Frontegg Services are showing Degraded Performance in EU & US
Incident Report for Frontegg
Postmortem

Executive summary:

On Wednesday May 31st, 2023, at 12:55 GMT we deployed a minor version to one of our services. Shortly after at 12:56 GMT, Frontegg’s US monitoring system started sending alerts for an authentication service which was not performing as expected, and the team immediately began investigating the issue.

At 13:01 GMT we started getting alerts from Frontegg’s EU monitoring as well regarding the same service, shortly after, we started to get complaints from customers.

At 13:04 GMT, 8 min after we started getting the alerts the team concluded that it was sourced by a recent change that was deployed. As part of the change, there was a database migration for one of our primary services. However, the migration job didn't run due to an edge race condition in our CD infrastructure, causing the service to remain in a schema mismatch state.

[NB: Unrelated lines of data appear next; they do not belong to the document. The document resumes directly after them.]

diff --git a/fo-rma_amd/csrc/trace_kernel.h b/fo-rma_amd/csrc/trace_kernel.h
--- a/fo-rma_amd/csrc/trace_kernel.h
+++ b/fo-rma_amd/csrc/trace_kernel.h
@@ -335,11 +335,17 @@
   static_assert(!TABLE || !MT, "a batch-table entry holds no render_mt band offset");
   const bool staged = STG > 1 && (!BVH || NIB || (kp.flags & KF_STAGE) != 0u);
   float* stage = reinterpret_cast<float*>(lds) + TABW + threadIdx.x * (WPS * STG);
+  const unsigned long long wide_ok = __builtin_amdgcn_ballot_w64(kp.ks == kBlockSamples);
   constexpr bool ATT_LDS = DEFER != 0 && !BVH, REC_LDS = NIB && !BVH;
   static_assert(kDeferMaxPrims <= kAttLds && kNibbleMaxPrims <= kRecLds, "LDS staging bounds");
-  const uint32_t n_att = ATT_LDS || sc.n <= kAttLds ? sc.n : 0u;
+#ifdef FR_JIT_N
+  const uint32_t scn = BVH ? sc.n : FR_JIT_N;
+#else
+  const uint32_t scn = sc.n;
+#endif
+  const uint32_t n_att = ATT_LDS || scn <= kAttLds ? scn : 0u;
   const uint32_t n_att_st = n_att ? n_att + 1u : 0u;
-  const uint32_t n_rec = REC_LDS || sc.n <= kRecLds ? sc.n : 0u;
+  const uint32_t n_rec = REC_LDS || scn <= kRecLds ? scn : 0u;
   float4* att_lds = reinterpret_cast<float4*>(lds + TABW + (staged ? kBlock * WPS * STG : 0u));
   float4* rec_lds = att_lds + n_att_st;
   uint32_t* stack = reinterpret_cast<uint32_t*>(rec_lds + 4u * n_rec);
@@ -357,7 +363,7 @@
   const uint32_t tbase = lds_addr(tstack) + kLevelB;
   if (BVH) tstack[tid] = kBvhEnd;
   const uint32_t ent_shift = n_att ? 4u : 0u;
-  const uint32_t unit_ent = sc.n << ent_shift;
+  const uint32_t unit_ent = scn << ent_shift;
   const uint32_t unit2 = unit_ent | (unit_ent << 16);
   if (DEFER == 1)
     *drow = make_uint2(~0u, ~0u);
@@ -389,6 +395,7 @@
   uint32_t depth = 0;
   uint32_t wnib = ~0u;
   const uint32_t dmask = kp.max_depth ? (0xFu << (4u * (8u - min(kp.max_depth, 8u)))) : 0u;
+  const uint32_t dfree = kp.max_depth ? dmask : 1u;
   auto push = [&](uint32_t pi) {
     if (NIB)
       wnib = (wnib >> 4) | (pi << 28);
@@ -412,7 +419,8 @@
 #endif
   float* out = kw.samples;
   Rng rng{0u, 0u, 0u, 0u};
-  bool active = true, have_ray = false;
+  bool have_ray = false;
+  unsigned long long live = ~0ull;
   uint32_t need = NEED_NONE;
 
 #ifdef FR_PROF
@@ -430,7 +438,7 @@
   };
   {
     const KParams k0 = kernarg_reload(args, [](const auto& a) { return a.kp; });
-    q_next = (blockIdx.x * (kBlock / 64u) + (tid >> 6)) * kBatch;
+    q_next = __builtin_amdgcn_readfirstlane((blockIdx.x * (kBlock / 64u) + (tid >> 6)) * kBatch);
     q_end = q_next + kBatch;
     if constexpr (TABLE) {
       seed_entry(k0, q_next + lane);
@@ -443,7 +451,7 @@
       held_b = bb;
     }
   }
-  while (active) {
+  do {
     SEC(SC_ITER);
     DIAG_WAVE(DG_ITER);
 #ifdef FR_DIAG
@@ -451,11 +459,15 @@
       g_fr_iter_times[(gw >> 6) * 1024u + diag_iter] = __builtin_amdgcn_s_memrealtime();
     ++diag_iter;
 #endif
-    const unsigned long long m = __builtin_amdgcn_ballot_w64(s == s_end);
+    const unsigned long long m = __builtin_amdgcn_ballot_w64(s == s_end) & live;
     constexpr uint32_t CLAIM_MIN = NIB ? (BVH ? FR_CLAIM_MIN_BVH : FR_CLAIM_MIN_NIB) : FR_CLAIM_MIN;
-    if (m && (CLAIM_MIN <= 1 || lanes_in_once(m) >= CLAIM_MIN || m == __ballot(1))) {
+    const uint32_t n = lanes_in_once(m);
+    uint32_t claim_at = (CLAIM_MIN > 1 && m != live) ? CLAIM_MIN : 1u;
+#if defined(__HIP_DEVICE_COMPILE__)
+    asm("" : "+s"(claim_at));
+#endif
+    if (n >= claim_at) {
       SEC(SC_CLAIM);
-      const uint32_t n = static_cast<uint32_t>(__popcll(m));
       const uint32_t r = __builtin_amdgcn_mbcnt_hi(static_cast<uint32_t>(m >> 32),
                                                    __builtin_amdgcn_mbcnt_lo(static_cast<uint32_t>(m), 0u));
       const uint32_t next = __builtin_amdgcn_readfirstlane(q_next);
@@ -484,20 +496,18 @@
         }
         q_next = start + take;
         const uint32_t item = start + r;
-        if (lane_in(mc) && item >= kp.n_items) {
+        const unsigned long long mret = mc & __builtin_amdgcn_ballot_w64(item >= kp.n_items);
 #ifdef FR_DIAG
-          if (gw < 65536) {
-            const unsigned long long now = __builtin_amdgcn_s_memrealtime();
-            if (now < g_fr_wave_drain[gw]) {
-              g_fr_wave_drain[gw] = now;
-              g_fr_wave_iters[2 * gw] = diag_iter;
-            }
-          }
-#endif
-          active = false;
-          continue;
-        }
-        if (lane_in(mc)) {
+        if (lane_in(mret) && gw < 65536) {
+          const unsigned long long now = __builtin_amdgcn_s_memrealtime();
+          if (now < g_fr_wave_drain[gw]) {
+            g_fr_wave_drain[gw] = now;
+            g_fr_wave_iters[2 * gw] = diag_iter;
+          }
+        }
+#endif
+        live &= ~mret;
+        if (lane_in(mc & ~mret)) {
           SEC(SC_SETUP);
           const uint32_t ea = lds_addr(lds) + (tid & ~63u) * kBatchEntryBytes + (item & (kBatch - 1u)) * kBatchEntryBytes;
           const u32x4 e0 = lds_u32x4_at(ea), e1 = lds_u32x4_at(ea + 16u);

At this point we immediately started a rollback process for both EU & US regions that was completed by 13:16 GMT. Once the rollback completed, we noticed that our services are working as expected again and customers also reported that they were no longer experiencing issues.

Affect:

Most requests to customers’ custom Frontegg domains resulted in 401/404 responses or inability to authenticate.

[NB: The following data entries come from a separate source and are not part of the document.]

@@ -2800,6 +2882,7 @@
       const int rows = direct ? a->N1 : a->N2, cols = direct ? a->N2 : a->N1;
       const int tiles = ((rows + 191) / 192) * (cols / 320), nkt = a->M / 64;
       if (tiles >= 6 && tiles <= 16 && nkt / (256 / tiles) >= 16 && (double)rows >= 0.85 * 192.0 * ((rows + 191) / 192)) {
+        MVLT_TN_PLAN_OTHER();
         const int rc = direct ? launch_tn_p8_320<false>(*a, s) : launch_tn_p8_320<true>(*a, s);
         if (rc <= 0) return rc;
       }
@@ -2807,6 +2890,7 @@
   }
   if (a->dtype == 0 && a->M < (1 << 24)) {
     if (a->dgrad_out) {
+      MVLT_TN_PLAN_OTHER();
       MVLT_REQUIRE(a->dgrad_wt && a->N1 == a->N2 && (a->N1 == 64 || a->N1 == 128) && a->a_map.rows_per_batch == 0 && a->b_map.mode == 0 &&
                    a->b_map.rows_per_batch == 0 && !a->trans_c && a->c_taps <= 1 && !a->colsum_b && a->dgrad_ld % 8 == 0 &&
                    (((uintptr_t)a->dgrad_out | (uintptr_t)a->dgrad_wt) & 15) == 0,
@@ -2855,9 +2939,17 @@
     dim3 grid((unsigned)((splits >= 8 ? 8 * ((splits + 7) / 8) : splits) * t1 * t2)), block(NTHREADS);
     static const int part_min = getenv("MVLT_TN_PART_MIN") ? atoi(getenv("MVLT_TN_PART_MIN")) : 8;
     static const long part_min_out = getenv("MVLT_TN_PART_MINOUT") ? atol(getenv("MVLT_TN_PART_MINOUT")) : 16384;
-    bf16* const part = (tnp8 && a->partials && !a->c_overwrite && splits >= part_min && !a->trans_c && a->c_taps <= 1 && a->N2 % 8 == 0 && a->ldc % 4 == 0 && ((uintptr_t)a->C & 15) == 0 &&
-                        (long)a->N1 * a->N2 >= part_min_out)
-                           ? fold_acquire(*a, (long)splits * a->N1 * a->N2 * 2, s) : nullptr;
+    const bool want_part = tnp8 && a->partials && !a->c_overwrite && splits >= part_min && !a->trans_c && a->c_taps <= 1 && a->N2 % 8 == 0 && a->ldc % 4 == 0 && ((uintptr_t)a->C & 15) == 0 &&
+                           (long)a->N1 * a->N2 >= part_min_out;
+    if (plan) {
+      const long need = (long)splits * a->N1 * a->N2 * 2;
+      plan->bmt = bmt; plan->bn = bn;
+      plan->bmode = (a->b_map.mode == 0 && a->b_map.rows_per_batch == 0 && a->a_map.rows_per_batch == 0) ? 3 : a->b_map.mode;
+      plan->grid = grid.x; plan->lds = lds; plan->m_per_split = m_per_split; plan->t1 = t1; plan->t2 = t2; plan->splits = splits;
+      plan->need = (want_part && ((uintptr_t)a->partials & 15) == 0 && need <= a->partials_bytes) ? need : 0;
+      return MVLT_OK;
+    }
+    bf16* const part = want_part ? fold_acquire(*a, (long)splits * a->N1 * a->N2 * 2, s) : nullptr;
 #define MVLT_TN_LAUNCH(BMT_, BN_, NS_)                                                                                          \
   do {                                                                                                                         \
     if (a->b_map.mode == 0 && a->b_map.rows_per_batch == 0 && a->a_map.rows_per_batch == 0)                                                        \
@@ -2874,6 +2966,7 @@
     if (part) fold_launch(*a, part, splits, s);
     return mvlt_check_launch("mvlt_gemm_tn");
   }
+  MVLT_TN_PLAN_OTHER();
   const bool narrow = a->N2 <= 64;
   const int bn = narrow ? 64 : 128;
   const int t1 = (a->N1 + BM - 1) / BM, t2 = (a->N2 + bn - 1) / bn;
@@ -2898,3 +2991,93 @@
   }
   return mvlt_check_launch("mvlt_gemm_tn");
 }
+#undef MVLT_TN_PLAN_OTHER
+extern "C" int mvlt_gemm_tn(const mvlt_gemm_tn_args* a, void* stream) { return tn_run(a, stream, nullptr); }
+
+template <int BMT, int BN, int BMODE, int NS> static void tn_group_launch(const TnGroup& g, unsigned total, size_t lds, hipStream_t s) {
+  mvlt_max_lds<(gemm_tn_dma_group_kernel<BMT, BN, BMODE, NS>)>();
+  MVLT_LAUNCH((gemm_tn_dma_group_kernel<BMT, BN, BMODE, NS>), dim3(total), dim3(NTHREADS), lds, s, g);
+}
+static bool tn_group_dispatch(const TnGroup& g, int bmt, int bn, int bmode, unsigned total, size_t lds, hipStream_t s) {
+#define MVLT_TNG(BMT_, BN_, NS_)                                                  \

For the EU region - between 12:59 to 13:16 GMT time.For the US region - between 12:56 to 13:14 GMT time

Mitigation and resolution:

Following the monitoring alerts the incident response team immediately identified the potential corrupted service and started rollback procedure with the previous successful deployment.

Preventive steps:

  • We defined a gated process for deploying DB migration changes
  • A schema validation on service init to prevent schema mismatch cases was added
  • Will add deployment validation that will fail deployment if migration didn’t run
  • Will remove the high dependency in that specific service as a single-point-of-failure for the main system flows
  • Reduce service rollback time by running only relevant part of the CD pipeline
Posted Jun 01, 2023 - 14:28 UTC

Resolved
This incident has been resolved.
Posted May 31, 2023 - 16:13 UTC
Monitoring
A fix has been implemented and we are monitoring the results.
Posted May 31, 2023 - 13:18 UTC
Investigating
We are currently investigating this issue.
Posted May 31, 2023 - 13:08 UTC
This incident affected: User authentication, Machine to machine authentication, and SSO & SAML authentication.